Plastic viscosity as a function of temperature and NP concentration.

thumbnail Fig. 8

Interaction of MNC nanolayers with diesel oil.

Figure 9 shows the best-fitted trendlines of Arrhenius plot related to PV for 2% MNC-OBDF and 2% NG-OBDF compared to the plot for the base fluid. Besides, the modeled Arrhenius parameters and their related Regression values for all drilling fluids have been listed in Table 4. High R-squared values (> 0.9398) reveal that Arrhenius model is suitable to describe temperature dependency of PV of all fluids investigated in this study. As listed in Table 3, activation energies of all NP-OBDFs are fewer than that of the base fluid (11 403.480 J/mol). Two percent MNC-OBDF has the minimum activation energy among all drilling fluids (4869.759 J/mol), and the minimum activation energy among the NG-OBDFs belongs to 2% NG-OBDF (7812.915). So, the arrangement of PV independency on temperature for the studied fluids is as MNC-OBDFs, NG-OBDFs, and the base fluid. To clarify the discussion, as temperature increases from 90 °F to 180 °F, PV of 2% MNC-OBDF decreases from 25 mPa s to 19 mPa s (24% reduction), PV of 2% NG-OBDF decreases from 23 mPa s to 15 mPa s (34.8% reduction) and the base PV is reduced from 15 mPa s to 8 mPa s (46.7% reduction). In a sentence, MNC is preferred over NG to be used as viscosifier even at high temperatures, but more pumping pressure is required to circulate MNC-OBDFs in the drilling fluid circulation system.

thumbnail Fig. 9

Arrhenius plot related to PV for the base fluid, 2% MNC-OBDF, and 2% NG-OBDF.

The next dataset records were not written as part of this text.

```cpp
hipError_t launch_fused(const FusedPlan &plan, const FusedLaunch &L, hipStream_t stream) {
    FusedArgs A{};
    A.params = L.params;
    A.table = L.tables + (size_t)plan.table_id * L.table_stride;
    A.out = L.out;
    A.end_state = L.end_state;
    A.n_samples = L.n_samples;
    A.n_inst = L.n_inst;
    A.n_groups = (uint32_t)((L.n_samples + kChunk - 1) / kChunk);
    A.sample_rate = L.sample_rate;
    A.n_chunks = L.n_chunks;
    A.f = plan.f;
    A.gain = plan.gain;
    if (plan.kind != FUSED_OSC_GAIN) A.gain.kind = -1;
    A.phase0 = plan.phase0;
    A.r_d = plan.r_d; A.r_y0 = plan.r_y0; A.r_y1 = plan.r_y1; A.r_t0 = plan.r_t0; A.r_rcp = plan.r_rcp;
    A.r_playing = plan.r_playing;
    A.r_fastdiv = plan.r_fastdiv;
    A.vec4_ok = (L.n_samples % 4 == 0) && (((uintptr_t)L.out & 15) == 0);
    A.osc_state_word = 0;
    A.ramp_state_word = plan.kind == FUSED_OSC_RAMP ? 1 : -1;
    A.shape_state_word = plan.kind == FUSED_OSC_SHAPE ? 1 : -1;
    if (plan.kind == FUSED_OSC_SHAPE) {
        A.s_table = L.tables + (size_t)plan.s_table_id * L.table_stride;
        A.s_t0 = plan.s_t0; A.s_c = plan.s_c; A.s_min = plan.s_min; A.s_max = plan.s_max;
        A.s_left = plan.s_left; A.s_right = plan.s_right;
        A.s_left_is_shape = plan.s_left_is_shape; A.s_right_is_shape = plan.s_right_is_shape;
        A.s_playing = plan.s_playing; A.s_finished = plan.s_finished;
    }
    auto ordinary = [](double y) { return y == 0.0 || (std::fabs(y) >= 9.3e-10 && std::fabs(y) <= 1.1e18); };
    A.r_scale_ok = plan.kind == FUSED_OSC_RAMP && ordinary(plan.r_y0) && ordinary(plan.r_y1) && plan.r_d <= 1.1e12 && (plan.r_t0 == 0.0 || plan.r_t0 >= 1.0) &&
                           L.knobs.fused_fx32 != 2
                       ? 1 : 0;
    A.fx32_ok = L.table_fx32_ok && L.knobs.fused_fx32 ? 1 : 0;
    A.table_delta = L.knobs.fused_fx32 == 1 ? L.table_delta : 0;
    A.seg_major = L.knobs.fused_segmajor;

    int tbl = (L.table_antisym && L.sample_rate % 2 == 0) ? 1 : 0;
    if (L.table_form >= TABLE_FORM_SAW && L.table_form <= TABLE_FORM_TRIANGLE) tbl = 2;
    A.table_form = L.table_form;
    if (L.knobs.fused_table_global) tbl = 0;
    const size_t lds_bytes = tbl == 1 ? half_table_lds_bytes(L.sample_rate) : 0;
    if (lds_bytes > 160 * 1024) tbl = 0;

    int R = L.knobs.fused_R;
    if (R != 1 && R != 4 && R != 8) R = 4;
    const int block = tbl == 1 ? 1024 : 256;
    const int grid = tbl == 1 ? L.n_cus : L.n_cus * 8;
    const uint64_t total_waves = (uint64_t)grid * (block / 64);
    const uint64_t n_blk = (A.n_inst + R - 1) / R;
    auto cut = [&](uint64_t per_wave, uint64_t &n_seg) {
        n_seg = std::max<uint64_t>(1, (total_waves * per_wave + n_blk - 1) / n_blk);
        return (A.n_groups + n_seg - 1) / n_seg;
    };
    uint64_t n_seg = 1, seg = 0;
    if (L.knobs.fused_items > 0) seg = cut((uint64_t)L.knobs.fused_items, n_seg);
    else if ((seg = cut(4, n_seg)) < 64) seg = cut(2, n_seg);
    if (seg < 16) seg = 16;
    if (seg > 4096) seg = 4096;
    A.seg_groups = (uint32_t)seg;
    A.n_seg = (A.n_groups + A.seg_groups - 1) / A.seg_groups;
    const bool finite = L.table_finite && plan.kind != FUSED_OSC_GAIN && std::isfinite(plan.r_y0) && std::isfinite(plan.r_y1);

    hipLaunchKernelGGL(dusp_fused_prepare, dim3((A.n_inst + 255) / 256), dim3(256), 0, stream, A, L.recs, (int)plan.kind);
    hipError_t e = hipGetLastError();
    if (e != hipSuccess) return e;

    auto render = [&]() -> hipError_t {
#define DUSP_L3(KIND, RR, FD, FIN) \
    return tbl == 1 ? launch_one<KIND, 1, RR, FD, FIN, 1024>(A, L.recs, grid, lds_bytes, stream) \
                    : launch_one<KIND, 0, RR, FD, FIN, 256>(A, L.recs, grid, 0, stream)
#define DUSP_L2(KIND, FD, FIN) \
    do { if (tbl == 2) return launch_one<KIND, 2, 4, FD, FIN, 256>(A, L.recs, grid, 0, stream); \
         if (R == 8) { DUSP_L3(KIND, 8, FD, FIN); } if (R == 4) { DUSP_L3(KIND, 4, FD, FIN); } DUSP_L3(KIND, 1, FD, FIN); } while (0)
    switch (plan.kind) {
    case FUSED_OSC:
        if (finite) DUSP_L2(FUSED_OSC, false, true);
        DUSP_L2(FUSED_OSC, false, false);
    case FUSED_OSC_RAMP:
        if (plan.r_fastdiv && finite) DUSP_L2(FUSED_OSC_RAMP, true, true);
        if (plan.r_fastdiv) DUSP_L2(FUSED_OSC_RAMP, true, false);
        DUSP_L2(FUSED_OSC_RAMP, false, false);
    case FUSED_OSC_GAIN: DUSP_L2(FUSED_OSC_GAIN, false, false);
    case FUSED_OSC_SHAPE: DUSP_L2(FUSED_OSC_SHAPE, false, false);
    }
#undef DUSP_L2
#undef DUSP_L3
        return hipErrorInvalidValue;
    };
    return render();
}

}
```

### dusp_amd/csrc/fused_plan.hpp

```cpp
#pragma once
#include <algorithm>
#include <cmath>
#include <limits>
#include <string>
#include <vector>

#include "device_types.hpp"
#include "program.hpp"

namespace dusp {

enum : int { FUSED_OSC = 0, FUSED_OSC_RAMP = 1, FUSED_OSC_GAIN = 2, FUSED_SUMCHAIN = 3, FUSED_OSC_SHAPE = 4 };

struct FusedPlan {
    std::string shape, why;
    int kind = FUSED_OSC;
    int table_id = 0;
    DevOperand f{}, gain{};
    double phase0 = 0;
    double r_d = 1, r_y0 = 0, r_y1 = 0, r_t0 = 0, r_rcp = 1;
    int r_playing = 0, r_fastdiv = 0;
    int s_table_id = 0, s_playing = 0, s_finished = 0, s_left_is_shape = 0, s_right_is_shape = 0;
    double s_t0 = 0, s_c = 0, s_left = 0, s_right = 0;
    float s_min = 0, s_max = 1;
// ... 74 lines not shown
    std::vector<int> order;
    std::vector<int> buf_slot;
    std::vector<int> op_state;
    int n_slots = 0, n_state_ops = 0;
    int ext_units = 0;
    bool ring_events = false;
    bool splittable = false;
    bool splittable_but_for_filters = false;
    int max_osc_level = 0;
    std::vector<int> osc_level;
    std::vector<int> ramp_fastdiv;
    struct RampChecked { double d, t0; bool ok; };
    std::vector<RampChecked> ramp_checked;
    int lds_table_id = -1;
    std::string why;
};

struct FusedLaunch {
    const float *params;
    const float *tables;
    float *out;
    double *end_state;
    OscRec *recs;
    uint64_t n_samples;
    uint32_t n_inst, n_chunks, sample_rate, table_stride;
    int n_cus;
    bool table_antisym, table_finite, table_fx32_ok;
    const float *chain_init = nullptr;
    uint64_t chain_first = 0;
    bool chain_raw = false;
    int table_delta;
    int table_form;
    Knobs knobs;
};

struct FusedArgs {
    const float *params;
    const float *table;
    float *out;
    double *end_state;
    uint64_t n_samples;
    uint32_t n_inst, n_groups, seg_groups, n_seg, sample_rate, n_chunks;
    DevOperand f, gain;
    double phase0;
    double r_d, r_y0, r_y1, r_t0, r_rcp;
    int32_t r_playing, r_fastdiv, vec4_ok, osc_state_word, ramp_state_word, fx32_ok, seg_major, r_scale_ok;
    const float *s_table;
    double s_t0, s_c, s_left, s_right;
    float s_min, s_max;
    int32_t s_playing, s_finished, shape_state_word, s_left_is_shape, s_right_is_shape;
    int32_t table_form;
    int32_t table_delta;
};

inline bool ramp_fastdiv_ok(double t0, double d, bool playing) {
    const double r = 1.0 / d;
    auto same = [&](double t) {
        const double q = t * r;
        const double rem = std::fma(-q, d, t);
        return std::fma(rem, r, q) == t / d;
    };
    if (!same(t0) || !same(d)) return false;
    if (!playing) return true;
    const double steps = std::ceil(d - t0) + 1;
    if (!(steps < 67108864.0)) return false;
    double t = t0;
    for (long k = 0; k < (long)steps; k++) {
        t += 1.0;
        if (t > d) break;
        if (!same(t)) return false;
    }
    return true;
}

inline bool plan_fused(const Program &P, FusedPlan &plan) {
    const Graph &g = P.g;
    auto no = [&](const std::string &why) {
        plan.why = why;
        return false;
    };
    if (!P.warm_ops.empty()) return no("channel counts grow during the first chunks");
    if (!P.feed_forward) return no("feedback edge");
    if (!g.rings.empty() || P.ring_samples) return no("rings");
    if (P.out_bufs.size() != 1) return no("multichannel output");
    for (const auto &u : g.units)
        if (u.n_out != 1) return no("multichannel unit");
// ... 524 lines not shown
```

Before: 1.317 million Msamples/s.

## Reuse per-period oscillator table values across sample-rate periods in fused kernel

Adds a periodic rendering path for fused oscillator kernels. When every voice's phase is exactly integral per second (checked on device in the prepare kernel via per-block flags), each wave computes table lookups for one window once and replays them for every one-second period, recomputing only the ramp or gain. The aim is to cut table lookups and modular phase arithmetic, leaving mostly stores. The cost is a device-side flag scan at kernel start, more register pressure from the cached values, and a different work distribution across waves.

```diff
diff --git a/dusp_amd/csrc/abi_context.hip b/dusp_amd/csrc/abi_context.hip
--- a/dusp_amd/csrc/abi_context.hip
+++ b/dusp_amd/csrc/abi_context.hip
@@ -22,6 +22,8 @@
     k.fused_items = num("DUSP_FUSED_ITEMS", k.fused_items);
     k.fused_fx32 = num("DUSP_FUSED_FX32", k.fused_fx32);
     k.fused_segmajor = num("DUSP_FUSED_SEGMAJOR", k.fused_segmajor);
+    k.fused_periodic = num("DUSP_FUSED_PERIODIC", k.fused_periodic);
+    k.fused_periodic_m = num("DUSP_FUSED_PERIODIC_M", k.fused_periodic_m);
     k.wave_segments = num("DUSP_WAVE_SEGMENTS", k.wave_segments);
     k.wave_max_waves = num("DUSP_WAVE_MAX_WAVES", k.wave_max_waves);
     k.wave_jit = num("DUSP_WAVE_JIT", k.wave_jit);
diff --git a/dusp_amd/csrc/abi_internal.hpp b/dusp_amd/csrc/abi_internal.hpp
--- a/dusp_amd/csrc/abi_internal.hpp
+++ b/dusp_amd/csrc/abi_internal.hpp
@@ -204,6 +204,8 @@
     std::vector<dusp::SumVoice> h_sum_voices;
     std::vector<double> h_sum_end;
     uint32_t last_n_inst = 0, last_n_pad = 0;
+    int32_t fused_item_shape[3] = {0, 0, 0};
+    uint32_t fused_item_n_inst = 0;
     bool rendered = false;
     std::vector<double> h_state;
     bool h_state_valid = false;
diff --git a/dusp_amd/csrc/abi_program.hip b/dusp_amd/csrc/abi_program.hip
--- a/dusp_amd/csrc/abi_program.hip
+++ b/dusp_amd/csrc/abi_program.hip
@@ -189,6 +189,14 @@
     info->n_device_ops = (uint32_t)prog->P.ops.size();
     info->n_inputs = (uint32_t)g.n_inputs;
     if (prog->engine == DUSP_ENGINE_FUSED) std::snprintf(info->shape, sizeof info->shape, "%s", prog->fused.shape.c_str());
+    if (prog->engine == DUSP_ENGINE_FUSED && prog->rendered && prog->fused_item_shape[0] && prog->d_recs.p && prog->ev1) {
+        std::vector<uint32_t> off_int(((size_t)prog->fused_item_n_inst + 255) / 256, 1u);
+        bool all_int = hipSetDevice(prog->ctx->device) == hipSuccess && hipEventSynchronize(prog->ev1) == hipSuccess &&
+                       hipMemcpy(off_int.data(), prog->d_recs.p + prog->fused_item_n_inst, off_int.size() * sizeof(uint32_t), hipMemcpyDeviceToHost) == hipSuccess;
+        for (uint32_t w : off_int) all_int = all_int && w == 0u;
+        const size_t at = std::strlen(info->shape);
+        if (all_int) std::snprintf(info->shape + at, sizeof info->shape - at, ", periodic items %dx%d", (int)prog->fused_item_shape[1], (int)prog->fused_item_shape[2]);
+    }
     if (prog->engine == DUSP_ENGINE_WAVE && prog->jit_ok && (prog->jit_waves || !prog->rendered))
     {
         const int at = std::snprintf(info->shape, sizeof info->shape, "%s, compiled kernel: %d units, %dx%d", prog->P.feed_forward ? "feed-forward" : "feedback",
diff --git a/dusp_amd/csrc/abi_render.hip b/dusp_amd/csrc/abi_render.hip
--- a/dusp_amd/csrc/abi_render.hip
+++ b/dusp_amd/csrc/abi_render.hip
@@ -157,7 +157,10 @@
     L.table_delta = ctx->table_delta[prog->fused.table_id];
     L.table_form = ctx->table_form[prog->fused.table_id];
     L.knobs = ctx->knobs;
-    HIP_TRY(ctx, prog->d_recs.ensure(c.n_inst));
+    prog->fused_item_shape[0] = 0;
+    L.item_shape = prog->fused_item_shape;
+    prog->fused_item_n_inst = c.n_inst;
+    HIP_TRY(ctx, prog->d_recs.ensure(dusp::fused_recs_needed(c.n_inst)));
     L.recs = prog->d_recs.p;
     HIP_TRY(ctx, prog->d_fused_state.ensure((size_t)std::max(1, prog->fused.n_state_words) * c.n_inst));
     L.end_state = prog->d_fused_state.p;
diff --git a/dusp_amd/csrc/device_types.hpp b/dusp_amd/csrc/device_types.hpp
--- a/dusp_amd/csrc/device_types.hpp
+++ b/dusp_amd/csrc/device_types.hpp
@@ -42,6 +42,8 @@
     int fused_items = 0;
     int fused_fx32 = 1;
     int fused_segmajor = 0;
+    int fused_periodic = 1;
+    int fused_periodic_m = 0;
     int wave_segments = -1;
     int wave_max_waves = 0;
     int wave_jit = 1;
diff --git a/dusp_amd/csrc/fused_engine.hip b/dusp_amd/csrc/fused_engine.hip
--- a/dusp_amd/csrc/fused_engine.hip
+++ b/dusp_amd/csrc/fused_engine.hip
@@ -37,6 +37,80 @@
     const uint64_t base = addmod(addmod(rc.P0, rc.Fm, rc.S), mulmod(rc.segstep, seg, rc.S), rc.S);
     P[0] = addmod(base, mulmod(rc.step4, lane, rc.S), rc.S);
     for (int c = 1; c < 4; ++c) P[c] = addmod(P[c - 1], rc.Fm, rc.S);
+}
+
+template <int KIND, bool FINITE>
+__device__ __forceinline__ float finish_sample(float v, float rv, float gain) {
+    if (KIND == FUSED_OSC_RAMP || KIND == FUSED_OSC_SHAPE) v = v * rv;
+    if (KIND == FUSED_OSC_GAIN) v = v * gain;
+    return fix_out<FINITE>(v);
+}
+
+template <int KIND, int TBL, int R, int M, bool FASTDIV, bool FINITE>
+__device__ __forceinline__ void fused_periodic_items(const FusedArgs &A, const OscRec *__restrict__ recs, const Table<TBL> &table, const uint32_t wave,
+                                                     const uint32_t total_waves) {
+    const uint32_t lane = threadIdx.x & 63u;
+    const uint32_t sr = A.sample_rate;
+    const uint32_t n_blk = (A.n_inst + R - 1) / R;
+    const uint32_t n_items = n_blk * A.p_windows;
+    const double dy = A.r_y1 - A.r_y0;
+    const double tn_c = A.r_playing ? 1.0 : 0.0, tn_step = A.r_playing ? (double)kChunk : 0.0, tn_period = A.r_playing ? (double)sr : 0.0;
+    for (uint32_t item = wave; item < n_items; item += total_waves) {
+        const uint32_t blk = A.seg_major ? item / A.p_windows : item % n_blk;
+        const uint32_t win = A.seg_major ? item % A.p_windows : item / n_blk;
+        const uint32_t s0 = win * M;
+        const uint32_t q0 = s0 * kChunk + lane * 4;
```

3.4 Yield point and gel strength

Yield Point (YP) is the other parameter of Bingham Plastic model that resists against fluid flow [55]. A Bingham plastic drilling fluid requires a minimum shear stress to be placed at the flow threshold. This minimum shear stress is called YP [58]. YP of a drilling fluid is a sign of electrostatic attraction forces among its particles at dynamic conditions to suspend drilling cuttings against falling to bottomhole. YP is a function of three factors: surface properties of the drilling fluid, solids volumetric concentration, and concentration and types of the ions present in the fluid [59].

As listed in Table 5, YP of the studied drilling fluids at all temperatures overall is proportional to the NPs concentration, but there are some anomalies in the trends. Because of the invasion of diesel oil among MNC dry nanolayers and consequent MNC particles swelling and providing more solid content in the base fluid, MNC provides greater YP over NG at all concentrations and temperatures, so MNC is the best NP to suspend cuttings during drilling. Also, according to Field Emission Scanning Electron Microscopy (FESEM) images of MNC and NG which have been respectively shown in Figures 10a and 10b, both NPs have flat-like shapes which resist better than spherical particles against fall of cuttings; this is an important feature for keeping drilling cuttings suspended. As temperature increases from 90 °F up to 140, and 180 °F, YP of the base fluid decreases from 4.780 to 3.824 and 3.346 Pa, but there is no specific relation between YP and temperature for all NP-OBDFs. 1.5% MNC-OBDF and 2% MNC-OBDF at all temperatures have significant YPs, which indicates strong electrostatic forces among their particles even at high temperatures. If the high yielding tendency of these MNC-OBDFs limits their operational application, deflocculants could be added into them to reduce their YPs without any effect on their PVs [60].

thumbnail Fig. 10

FESEM image of (a) MNC, (b) NG.

Table 5

Yield point and gel strength of the fluids at various temperatures (accuracy: 1 lb/100 ft2 = 0.478 Pa).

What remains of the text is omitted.